Secara global, perlu diketahui bahwa maksud dari “argumen fitrah” yang diletakkan berdampingan dengan empirik dan rasio/akal, bukanlah fitrah aqliah, melainkan fitrah nurani. Oleh karena itu dalam argumen ini, kita tidak akan menjumpai pembahasan tentang premis minor (sughra), premis mayor (kubra) dan relasi antara minor-mayor (hadd-e wasath). Apa yang dijadikan sebagai landasan argumentasi di sini adalah inner vision (pengamatan internal) dan refleksi batin. Dengan demikian, pada pembagian di atas, tolok ukur pengklasifikasian terletak pada alat dan perangkat teologi. Artinya dalam argumen fitrah ini, kita akan menemukan ilmu sadar kita terhadap Tuhan melalui hati, perhatian dan refleksi internal, lalu melalui metode inilah kita akan membentuk makrifat tak sadar atau setengah sadar kita, terhadap Tuhan menjadi makrifat yang sadar dan aktual.

Sedangkan pada teori empirik, kita akan mengargumentasikan wujud Tuhan melalui penyaksian bias-bias fisikal dan materi (melalui proses penginderaan), juga dengan observasi dan mencermati keteraturan alam seperti pada teori keteraturan dan petunjuk  (hidayah umum). Adapun pada argumen rasional, kita sama sekali tidak mempergunakan premis-premis eksperimental untuk mengaffirmasikan dan menegaskan eksistensi mutlak (wajibul wujud), melainkan hanya dengan bantuan akal yang dikolaborasikan dengan penerimaan terhadap prinsip  keberadaan, seperti pada argumen wujub dan imkan (possibility), argumen illah (cause, sebab) dan ma’lul (effect, akibat) serta burhan shiddiqien.

Pembagian argumen berdasarkan asas kemanunggalan antara sâlik, maslak dan maqshad

Pada peristiwa terjadinya “sebuah gerak”, ada tiga asas yang menjadi poin perhatian yang perlu digaris bawahi, yaitu “mutaharrik (yang bergerak), masiir (jalan) dan hadaf (tujuan)”. Yang dimaksud dengan mutaharrik adalah pemikir yang berfikir dalam sebuah persoalan. Masir adalah metodologi atau wahana tafakkur dan kontemplasi. Sedangkan makshad adalah tujuan, yaitu konklusi dari pemikiran. Dari perspektif dan paradigma ini, dalil-dalil teologi dipilah menjadi beberapa bagian. Pada salah satu pembagiannya disepakati bahwa ketiga asas di atas saling terpisah satu dari yang lainnya. Pada bagian lainnya dikatakan bahwa mutaharrik dan masir adalah satu. Tetapi maksad terpisah dari keduanya. Dan pada bagian ketiga disepakati bahwa, masir dan maksad satu.

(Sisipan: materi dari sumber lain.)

template <bool VEC4, bool OUT_F32, bool BWD>
__global__ void __launch_bounds__(SP_TPB) k_spmm(const int* __restrict__ row_ptr, const int* __restrict__ t_edge,
                                                const int* __restrict__ src, const int* __restrict__ dst,
                                                const int* __restrict__ blk_indptr, const bf16_t* __restrict__ w,
                                                const bf16_t* __restrict__ h, int64_t h_stride, int n_rows,
                                                const int* __restrict__ nnz_dev, int nnz_host, int dim,
                                                int mean, void* out, int64_t out_stride, float* __restrict__ part, int EC) {
  const int nnz = nnz_dev ? min(*nnz_dev, nnz_host) : nnz_host;
  const int lane = lane_id();
  const int chunk = blockIdx.x * (SP_TPB / 64) + (threadIdx.x >> 6);
  const int nchunks = nnz > 0 ? (nnz + EC - 1) / EC : 1;
  if (chunk >= nchunks) return;
  const int c0 = chunk * EC, c1 = min(nnz, c0 + EC), cnt = c1 - c0;
  int my_row = -1, my_n = 0;
  float my_c = 0.f;
  if (lane < cnt) {
    const int e = BWD ? t_edge[c0 + lane] : c0 + lane;
    my_row = BWD ? src[e] : dst[e];
    my_n = BWD ? dst[e] : src[e];
    float c = w ? bf2f(w[e]) : 1.0f;
    if (BWD && mean) { const int d = dst[e]; c = c / (float)max(blk_indptr[d + 1] - blk_indptr[d], 1); }
    my_c = c;
  }
  constexpr int W = VEC4 ? 4 : 1;
  const f4 zero = {0.f, 0.f, 0.f, 0.f};
  for (int col0 = 0; col0 < dim; col0 += 64 * W) {
    const int col = col0 + lane * W;
    const bool act = col < dim;
    auto flush = [&](int r, f4 acc) {
      const int rb = row_ptr[r], re = row_ptr[r + 1];
      const bool starts = rb >= c0, ends = re <= c1;
      if (!act) return;
      if (starts && ends) {
        const float scale = (!BWD && mean) ? 1.0f / (float)max(re - rb, 1) : 1.0f;
        store_row<VEC4, OUT_F32>(out, r * out_stride + col, acc, scale);
      } else {
        float* q = part + ((int64_t)chunk * 2 + (starts ? 1 : 0)) * dim + col;
        q[0] = acc.x;
        if (VEC4) { q[1] = acc.y; q[2] = acc.z; q[3] = acc.w; }
      }
    };
    if (cnt == 0) continue;
    int cur = bcast_i(my_row, 0);
    f4 acc = zero;
    for (int j = 0; j < cnt;) {
      const int r = bcast_i(my_row, j);
      if (r != cur) { flush(cur, acc); acc = zero; cur = r; }
      const int run = __popcll(__ballot(my_row == r && lane >= j));
      const int end = j + run;
      for (; j + 4 <= end; j += 4) {
        int n0 = bcast_i(my_n, j), n1 = bcast_i(my_n, j + 1), n2 = bcast_i(my_n, j + 2), n3 = bcast_i(my_n, j + 3);
        float k0 = bcast_f(my_c, j), k1 = bcast_f(my_c, j + 1), k2 = bcast_f(my_c, j + 2), k3 = bcast_f(my_c, j + 3);
        if (act) {
          if (VEC4) {
            f4 a0 = load4(h + n0 * h_stride + col), a1 = load4(h + n1 * h_stride + col);
            f4 a2 = load4(h + n2 * h_stride + col), a3 = load4(h + n3 * h_stride + col);
            acc.x += k0 * a0.x; acc.y += k0 * a0.y; acc.z += k0 * a0.z; acc.w += k0 * a0.w;
            acc.x += k1 * a1.x; acc.y += k1 * a1.y; acc.z += k1 * a1.z; acc.w += k1 * a1.w;
            acc.x += k2 * a2.x; acc.y += k2 * a2.y; acc.z += k2 * a2.z; acc.w += k2 * a2.w;
            acc.x += k3 * a3.x; acc.y += k3 * a3.y; acc.z += k3 * a3.z; acc.w += k3 * a3.w;
          } else {
            float a0 = bf2f(h[n0 * h_stride + col]), a1 = bf2f(h[n1 * h_stride + col]);
            float a2 = bf2f(h[n2 * h_stride + col]), a3 = bf2f(h[n3 * h_stride + col]);
            acc.x += k0 * a0; acc.x += k1 * a1; acc.x += k2 * a2; acc.x += k3 * a3;
          }
        }
      }
      for (; j < end; ++j) {
        int n0 = bcast_i(my_n, j);
        float k0 = bcast_f(my_c, j);
        if (act) {
          if (VEC4) {
            f4 a0 = load4(h + n0 * h_stride + col);
            acc.x += k0 * a0.x; acc.y += k0 * a0.y; acc.z += k0 * a0.z; acc.w += k0 * a0.w;
          } else acc.x += k0 * bf2f(h[n0 * h_stride + col]);
        }
      }
    }
    flush(cur, acc);
  }
}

Tetapi mutaharrik terpisah dari keduanya.[1]

Teori-teori semacam teori imkan, huduts (coming to be), gerak dan teori keteraturan, digolongkan dalam bagian pertama dimana pada tataran ini sâlik (pesalik), maslak (jalan suluk) dan makshad  masing-masing terpisah satu dari  yang lainnya.

 

Salah satu metode argumentasi atas wâjib al-wujud adalah ma’rifat nafs (pengenalan jiwa). Artinya bahwa manusia dapat menyadari keberadaan wâjib al-wujud melalui metode mutala’ah (pembelajaran) di dalam dirinya dan dalam perjalanan jiwanya. Lalu berargumentasi atas  wâjib al-wujud dengan kontemplasi diri.[2] Dalam argumentasi semacam ini, pada hakikatnya metode dan cara yang dipergunakan adalah sama. Hanya saja tujuan terpisah dari keduanya.

Mulla Sadra memasukkan teori siddiqin pada bagian ketiga. Dikatakan bahwa maslak dan makshad adalah satu dan hanya para pesaliknyalah yang terpisah dari keduanya. Karena hal inilah sehingga dikatakan bahwa teori semacam ini merupakan teori yang paling mencakupi dan paling kuat di antara teori-teori lainnya.